**TO DO**
Your response must be the entire set of entries, reproduced word for word.

*** Opening GIVEN RECORDS ***

template <int NPL>
struct NodeRegs {
  int lab[NPL];
  float wi[3][NPL];
  float wo[3][NPL];
  int ao[3][NPL];
  bool has_in[NPL];
  bool start[NPL], accept[NPL];
};
template <int NPL, bool WANT_OUT>
__device__ __forceinline__ void load_nodes(const BandPair& P, int m0, NodeRegs<NPL>& g) {
  const GTNX_G gtnx_i4* nodes = reinterpret_cast<const GTNX_G gtnx_i4*>(P.nodes);
#pragma unroll
  for (int j = 0; j < NPL; ++j) {
    const int m = m0 + j;
    g.lab[j] = 0;
    g.start[j] = g.accept[j] = g.has_in[j] = false;
#pragma unroll
    for (int k = 0; k < 3; ++k) {
      g.wi[k][j] = g.wo[k][j] = NEGF;
      g.ao[k][j] = -1;
    }
    if (m < P.N) {
      const gtnx_i4 q = nodes[m];
      g.lab[j] = q.x >= 0 ? q.x : 0;
      const uint8_t f = P.nflags[m];
      g.start[j] = (f & NF_START) != 0;
      g.accept[j] = (f & NF_ACCEPT) != 0;
      const int a[3] = {q.y, q.z, q.w};
#pragma unroll
      for (int k = 0; k < 3; ++k)
        if (a[k] >= 0) {
          g.has_in[j] = true;
          g.wi[k][j] = P.w ? fmaxf(P.w[a[k]] * LOG2E, NEGF) : 0.0f;
        }
    }
    if (WANT_OUT) {
#pragma unroll
      for (int k = 0; k < 3; ++k) {
        if (m + k < P.N) {
          const gtnx_i4 q = nodes[m + k];
          const int a = k == 0 ? q.y : (k == 1 ? q.z : q.w);
          if (a >= 0) {
            g.ao[k][j] = a;
            g.wo[k][j] = P.w ? fmaxf(P.w[a] * LOG2E, NEGF) : 0.0f;
          }
        }
      }
    }
  }
}

__device__ __forceinline__ float em2(float x) { return fmaxf(x * LOG2E, NEGF); }

__device__ __forceinline__ int row_of(int e, int W, float invW) {
  int r = int(float(e) * invW);
  if (r * W > e) --r;
  if ((r + 1) * W <= e) ++r;
  return r;
}

template <int NS, int LN = BW>
struct Stage {
  float v[NS];
  template <bool VEC>
  __device__ __forceinline__ void issue(const GTNX_G float* src, int cnt, int tid) {
    if (cnt <= 0) return;
#pragma unroll
    for (int i = 0; i < NS / 4; ++i) {
      if (i > 0 && 4 * i * LN >= cnt) break;
      const int e = min(4 * (i * LN + tid), cnt - 4);
      const gtnx_f4 q = *reinterpret_cast<const GTNX_G gtnx_f4*>(reinterpret_cast<const GTNX_G char*>(src) + unsigned(4 * e));
      v[4 * i] = q.x;
      v[4 * i + 1] = q.y;
      v[4 * i + 2] = q.z;
      v[4 * i + 3] = q.w;
    }
  }
  int off[NS / 4];
  __device__ __forceinline__ void init_offsets(int W, int stride, int K, int tid, bool reverse = true) {
    const float invW = 1.0f / float(W);
#pragma unroll
    for (int i = 0; i < NS / 4; ++i) {
      const int e = 4 * (i * LN + tid);
      const int r = row_of(min(e, 4096), W, invW);
      off[i] = (reverse ? K - 1 - r : r) * stride + (e - r * W);
    }
  }
  template <class F>
  __device__ __forceinline__ void each_vec(int cnt, int shift, int tid, F&& f) const {
#pragma unroll
    for (int i = 0; i < NS / 4; ++i) {
      if (i > 0 && 4 * i * LN >= cnt) break;
      if (4 * (i * LN + tid) < cnt) f(i, off[i] - shift, gtnx_f4{v[4 * i], v[4 * i + 1], v[4 * i + 2], v[4 * i + 3]});
    }
  }
  __device__ __forceinline__ void settle_all() {
#pragma unroll
    for (int i = 0; i < NS; ++i) asm volatile("" : "+v"(v[i]));
  }
  template <bool VEC, class F>
  __device__ __forceinline__ void each(int cnt, int W, int tid, F&& f) const {
    const float invW = 1.0f / float(W);
    if constexpr (VEC) {
#pragma unroll
      for (int i = 0; i < NS / 4; ++i) {
        if (i > 0 && 4 * i * LN >= cnt) break;
        const int e = 4 * (i * LN + tid);
        if (e < cnt) {
          const int r = row_of(e, W, invW);
          f(i, e, r, e - r * W, gtnx_f4{v[4 * i], v[4 * i + 1], v[4 * i + 2], v[4 * i + 3]});
        }
      }
    } else {
#pragma unroll
      for (int i = 0; i < NS / 4; ++i) {
        if (i > 0 && 4 * i * LN >= cnt) break;
        if (4 * (i * LN + tid) < cnt) {
          const int e = min(4 * (i * LN + tid), cnt - 4);
          const int r0 = row_of(e, W, invW), c0 = e - r0 * W;
#pragma unroll
          for (int k = 0; k < 4; ++k) {
            int r = r0, col = c0 + k;
            if (col >= W) {
              col -= W;
              ++r;
            }
            f(i, e + k, r, col, gtnx_f4{v[4 * i + k], 0.0f, 0.0f, 0.0f});
          }
        }
      }
    }
  }
};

*** Closing GIVEN RECORDS ***

**EXERCISE SOLUTION**
template <int NPL>
struct NodeRegs {
  int lab[NPL];
  float wi[3][NPL];
  float wo[3][NPL];
  int ao[3][NPL];
  bool has_in[NPL];
  bool start[NPL], accept[NPL];
};
template <int NPL, bool WANT_OUT>
__device__ __forceinline__ void load_nodes(const BandPair& P, int m0, NodeRegs<NPL>& g) {
  const GTNX_G gtnx_i4* nodes = reinterpret_cast<const GTNX_G gtnx_i4*>(P.nodes);
#pragma unroll
  for (int j = 0; j < NPL; ++j) {
    const int m = m0 + j;
    g.lab[j] = 0;
    g.start[j] = g.accept[j] = g.has_in[j] = false;
#pragma unroll
    for (int k = 0; k < 3; ++k) {
      g.wi[k][j] = g.wo[k][j] = NEGF;
      g.ao[k][j] = -1;
    }
    if (m < P.N) {
      const gtnx_i4 q = nodes[m];
      g.lab[j] = q.x >= 0 ? q.x : 0;
      const uint8_t f = P.nflags[m];
      g.start[j] = (f & NF_START) != 0;
      g.accept[j] = (f & NF_ACCEPT) != 0;
      const int a[3] = {q.y, q.z, q.w};
#pragma unroll
      for (int k = 0; k < 3; ++k)
        if (a[k] >= 0) {
          g.has_in[j] = true;
          g.wi[k][j] = P.w ? fmaxf(P.w[a[k]] * LOG2E, NEGF) : 0.0f;
        }
    }
    if (WANT_OUT) {
#pragma unroll
      for (int k = 0; k < 3; ++k) {
        if (m + k < P.N) {
          const gtnx_i4 q = nodes[m + k];
          const int a = k == 0 ? q.y : (k == 1 ? q.z : q.w);
          if (a >= 0) {
            g.ao[k][j] = a;
            g.wo[k][j] = P.w ? fmaxf(P.w[a] * LOG2E, NEGF) : 0.0f;
          }
        }
      }
    }
  }
}

__device__ __forceinline__ float em2(float x) { return fmaxf(x * LOG2E, NEGF); }

__device__ __forceinline__ int row_of(int e, int W, float invW) {
  int r = int(float(e) * invW);
  if (r * W > e) --r;
  if ((r + 1) * W <= e) ++r;
  return r;
}

template <int NS, int LN = BW>
struct Stage {
  float v[NS];
  template <bool VEC>
  __device__ __forceinline__ void issue(const GTNX_G float* src, int cnt, int tid) {
    if (cnt <= 0) return;
#pragma unroll
    for (int i = 0; i < NS / 4; ++i) {
      if (i > 0 && 4 * i * LN >= cnt) break;
      const int e = min(4 * (i * LN + tid), cnt - 4);
      const gtnx_f4 q = *reinterpret_cast<const GTNX_G gtnx_f4*>(reinterpret_cast<const GTNX_G char*>(src) + unsigned(4 * e));
      v[4 * i] = q.x;
      v[4 * i + 1] = q.y;
      v[4 * i + 2] = q.z;
      v[4 * i + 3] = q.w;
    }
  }
  int off[NS / 4];
  __device__ __forceinline__ void init_offsets(int W, int stride, int K, int tid, bool reverse = true) {
    const float invW = 1.0f / float(W);
#pragma unroll
    for (int i = 0; i < NS / 4; ++i) {
      const int e = 4 * (i * LN + tid);
      const int r = row_of(min(e, 4096), W, invW);
      off[i] = (reverse ? K - 1 - r : r) * stride + (e - r * W);
    }
  }
  template <class F>
  __device__ __forceinline__ void each_vec(int cnt, int shift, int tid, F&& f) const {
#pragma unroll
    for (int i = 0; i < NS / 4; ++i) {
      if (i > 0 && 4 * i * LN >= cnt) break;
      if (4 * (i * LN + tid) < cnt) f(i, off[i] - shift, gtnx_f4{v[4 * i], v[4 * i + 1], v[4 * i + 2], v[4 * i + 3]});
    }
  }
  __device__ __forceinline__ void settle_all() {
#pragma unroll
    for (int i = 0; i < NS; ++i) asm volatile("" : "+v"(v[i]));
  }
  template <bool VEC, class F>
  __device__ __forceinline__ void each(int cnt, int W, int tid, F&& f) const {
    const float invW = 1.0f / float(W);
    if constexpr (VEC) {
#pragma unroll
      for (int i = 0; i < NS / 4; ++i) {
        if (i > 0 && 4 * i * LN >= cnt) break;
        const int e = 4 * (i * LN + tid);
        if (e < cnt) {
          const int r = row_of(e, W, invW);
          f(i, e, r, e - r * W, gtnx_f4{v[4 * i], v[4 * i + 1], v[4 * i + 2], v[4 * i + 3]});
        }
      }
    } else {
#pragma unroll
      for (int i = 0; i < NS / 4; ++i) {
        if (i > 0 && 4 * i * LN >= cnt) break;
        if (4 * (i * LN + tid) < cnt) {
          const int e = min(4 * (i * LN + tid), cnt - 4);
          const int r0 = row_of(e, W, invW), c0 = e - r0 * W;
#pragma unroll
          for (int k = 0; k < 4; ++k) {
            int r = r0, col = c0 + k;
            if (col >= W) {
              col -= W;
              ++r;
            }
            f(i, e + k, r, col, gtnx_f4{v[4 * i + k], 0.0f, 0.0f, 0.0f});
          }
        }
      }
    }
  }
};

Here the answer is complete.